The Eiffel Tower shut down, France’s vaunted high-speed trains stood still and “at least 800,000 people” protested across France as unions launched nationwide strikes on 5 December over the government’s plan to change the retirement system.
US economist Richard D Wolff responded to the strike by saying people in France are uniting to oppose a worsening in their retirement conditions. And he said:
The mass of the French people are letting the government know they won’t take it.
Paris authorities barricaded the presidential palace and deployed 6,000 police as people gathered in the capital in a mass outpouring of anger at President Emmanuel Macron and his policies.
Authorities banned protests in the more sensitive neighbourhoods around the Champs-Elysees avenue, presidential palace, parliament and Notre Dame Cathedral. Police also carried out security checks of more than 6,000 people arriving for the protest and detained 65 even before it started.

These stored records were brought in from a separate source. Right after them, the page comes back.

#define ITW_LDS_SYNC() asm volatile("s_waitcnt lgkmcnt(0)" ::: "memory")
__device__ __forceinline__ int itw_chunk_end(const int* s_sp, int s0, int sa, int s1) {
    const int base = s_sp[sa - s0];
    int sb = sa + 1;
    while (sb < s1 && sb - sa < ITW_MS && s_sp[sb + 1 - s0] - base <= ITW_R) ++sb;
    return sb;
}

__device__ __forceinline__ void itw_stage_x(const float* __restrict__ x, const int64_t* __restrict__ x_rows, int ld_x, int F,
                                            int ra, int nr, int lane, float* s_x) {
    size_t xrow[8];
#pragma unroll
    for (int q = 0; q < 8; ++q) {
        const int t = lane + 64 * q, i = min(t >> 4, nr - 1);
        xrow[q] = x_rows ? (size_t)x_rows[ra + i] : (size_t)(ra + i);
    }
    float v[8];
#pragma unroll
    for (int q = 0; q < 8; ++q) {
        const int f = lane & 15;
        v[q] = x[xrow[q] * ld_x + min(f, F - 1)];
    }
#pragma unroll
    for (int q = 0; q < 8; ++q) {
        const int t = lane + 64 * q;
        if (t < nr * 16) s_x[t] = (lane & 15) < F ? v[q] : 0.f;
    }
}

__device__ __forceinline__ float itw_col_sum(const float* col, int p0, int p1) {
    float sum = 0.f;
    for (int b = p0; b < p1; b += 8) {
        float v[8];
#pragma unroll
        for (int t = 0; t < 8; ++t) v[t] = col[min(b + t, p1 - 1) * 64];
#pragma unroll
        for (int t = 0; t < 8; ++t) sum += (b + t < p1) ? v[t] : 0.f;
    }
    return sum;
}

__global__ __launch_bounds__(ITW_NW * 64) void k_itw_fwd(ItFwdArgs a) {
    constexpr int H = 64;
    extern __shared__ __attribute__((aligned(16))) float it_lds[];
    __shared__ int s_sp[ITW_SPB + 1];
    const int tid = threadIdx.x, c = tid & 63, wave = tid >> 6;
    float* s_a = it_lds + wave * ITW_FWD_WAVE_FLOATS;
    float* s_x = s_a + ITW_R * 64;
    float* col = s_a + c;
    const int F = a.F;
    float w1r[16], w2r[64];
#pragma unroll
    for (int f = 0; f < 16; ++f) w1r[f] = f < F ? a.w1[c * F + f] : 0.f;
#pragma unroll
    for (int k4 = 0; k4 < 16; ++k4) {
        const float4 w = *reinterpret_cast<const float4*>(a.w2 + c * H + 4 * k4);
        w2r[4 * k4] = w.x; w2r[4 * k4 + 1] = w.y; w2r[4 * k4 + 2] = w.z; w2r[4 * k4 + 3] = w.w;
    }
    const float b1 = a.b1[c], gam = a.gamma[c], bet = a.beta[c], b2 = a.b2[c];
    const int ngroups = (a.S + ITW_SPB - 1) / ITW_SPB;
    for (int grp = blockIdx.x; grp < ngroups; grp += gridDim.x) {
        const int s0 = grp * ITW_SPB, s1 = min(a.S, s0 + ITW_SPB);
        __syncthreads();
        if (tid <= s1 - s0) s_sp[tid] = a.seg_ptr[s0 + tid];
        __syncthreads();
        const int nxt_l = (s0 + c < s1) ? itw_chunk_end(s_sp, s0, s0 + c, s1) : s1;
        int j = 0;
        for (int sa = s0; sa < s1; ++j) {
            const int sb = __shfl(nxt_l, sa - s0, 64);
            if ((j & (ITW_NW - 1)) == wave) {
                const int ra = s_sp[sa - s0], nr = s_sp[sb - s0] - ra;
                int orow_l = 0, cnt_l = 1;
                if (c < nr) orow_l = a.out_row[ra + c];
                if (sa + c < sb) cnt_l = a.seg_cnt[sa + c];
                if (nr > 0) {
                    itw_stage_x(a.x, a.x_rows, a.ld_x, F, ra, nr, c, s_x);
                    ITW_LDS_SYNC();
                    for (int i = 0; i < nr; i += 2) {
                        const int i1 = min(i + 1, nr - 1);
                        float acc0 = b1, acc1 = b1;
#pragma unroll
                        for (int f4 = 0; f4 < 4; ++f4) {
                            const float4 x0 = *reinterpret_cast<const float4*>(s_x + i * 16 + 4 * f4);
                            const float4 x1 = *reinterpret_cast<const float4*>(s_x + i1 * 16 + 4 * f4);
                            acc0 = fmaf(x0.x, w1r[4 * f4], acc0); acc0 = fmaf(x0.y, w1r[4 * f4 + 1], acc0);
                            acc0 = fmaf(x0.z, w1r[4 * f4 + 2], acc0); acc0 = fmaf(x0.w, w1r[4 * f4 + 3], acc0);
                            acc1 = fmaf(x1.x, w1r[4 * f4], acc1); acc1 = fmaf(x1.y, w1r[4 * f4 + 1], acc1);
                            acc1 = fmaf(x1.z, w1r[4 * f4 + 2], acc1); acc1 = fmaf(x1.w, w1r[4 * f4 + 3], acc1);
                        }
                        col[i * 64] = acc0;
                        a.y_save[(size_t)(ra + i) * H + c] = acc0;
                        if (i + 1 < nr) { col[i1 * 64] = acc1; a.y_save[(size_t)(ra + i1) * H + c] = acc1; }
                    }
                }
                for (int s = sa; s < sb; ++s) {
                    const int p0 = s_sp[s - s0] - ra, p1 = s_sp[s + 1 - s0] - ra;
                    const float cnt = (float)__shfl(cnt_l, s - sa, 64), nz = cnt - (float)(p1 - p0);
                    const float m = (nz * b1 + itw_col_sum(col, p0, p1)) / cnt;
                    float sq = nz * (b1 - m) * (b1 - m);
                    for (int b = p0; b < p1; b += 8) {
                        float v[8];
#pragma unroll
                        for (int t = 0; t < 8; ++t) v[t] = col[min(b + t, p1 - 1) * 64];
#pragma unroll
                        for (int t = 0; t < 8; ++t) { const float d = v[t] - m; sq += (b + t < p1) ? d * d : 0.f; }
                    }
                    const float r = rsqrtf(sq / cnt + IT_EPS);
                    a.mean[(size_t)s * H + c] = m; a.rstd[(size_t)s * H + c] = r;
                    for (int b = p0; b < p1; b += 8) {
                        float v[8];
#pragma unroll
                        for (int t = 0; t < 8; ++t) v[t] = col[min(b + t, p1 - 1) * 64];
#pragma unroll
                        for (int t = 0; t < 8; ++t)
                            if (b + t < p1) col[(b + t) * 64] = fmaxf((v[t] - m) * r * gam + bet, 0.f);
                    }
                }
                ITW_LDS_SYNC();
                for (int i = 0; i < nr; i += 2) {
                    const int i1 = min(i + 1, nr - 1);
                    float acc0 = b2, acc1 = b2;
#pragma unroll
                    for (int k4 = 0; k4 < 16; ++k4) {
                        const float4 a0 = *reinterpret_cast<const float4*>(s_a + i * 64 + 4 * k4);
                        const float4 a1 = *reinterpret_cast<const float4*>(s_a + i1 * 64 + 4 * k4);
                        acc0 = fmaf(a0.x, w2r[4 * k4], acc0); acc0 = fmaf(a0.y, w2r[4 * k4 + 1], acc0);
                        acc0 = fmaf(a0.z, w2r[4 * k4 + 2], acc0); acc0 = fmaf(a0.w, w2r[4 * k4 + 3], acc0);
                        acc1 = fmaf(a1.x, w2r[4 * k4], acc1); acc1 = fmaf(a1.y, w2r[4 * k4 + 1], acc1);
                        acc1 = fmaf(a1.z, w2r[4 * k4 + 2], acc1); acc1 = fmaf(a1.w, w2r[4 * k4 + 3], acc1);
                    }
                    const int o0 = __shfl(orow_l, i, 64), o1 = __shfl(orow_l, i1, 64);
                    a.h_new[(size_t)o0 * a.ld_h + c] = acc0;
                    if (i + 1 < nr) a.h_new[(size_t)o1 * a.ld_h + c] = acc1;
                }
                ITW_LDS_SYNC();
            }
            sa = sb;
        }
    }
}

The mood was impassioned in the crowd massed on Boulevard Magenta in eastern Paris. Health workers, for example, showed up to decry conditions in hospitals. Environmentalists, meanwhile, emphasised that climate justice and social justice are one and the same. And young and old people roundly condemned the new retirement plan, which they fear would take money out of their pockets and reduce the period of repose the French people expect in the last decades of their lives.
Eric Mettling, who joined the Yellow Vests (Gilets Jaunes) at the start of their movement, said the general strike had brought together social movements across France in a manner unprecedented in recent memory to denounce “the social crisis”. One activist previously told The Canary that the longstanding yellow-vest protests have represented a “deep critique of modern capitalist society”.
Police fired tear gas at a protest in the western French city of Nantes, and thousands of red-vested union activists marched through cities from Marseille on the Mediterranean to Lille in the north.
Public-sector workers fear Macron’s changes will force them to work longer and shrink their pensions. Some private-sector workers share their worries.
Joseph Kakou, who works an overnight security shift in western Paris, walked an hour to get home to the eastern side of town on Thursday morning.
“It doesn’t please us to walk. It doesn’t please us to have to strike,” Kakou told The Associated Press. “But we are obliged to, because we can’t work until 90 years old.”
The strike continued on 6 December, and action is expected to continue.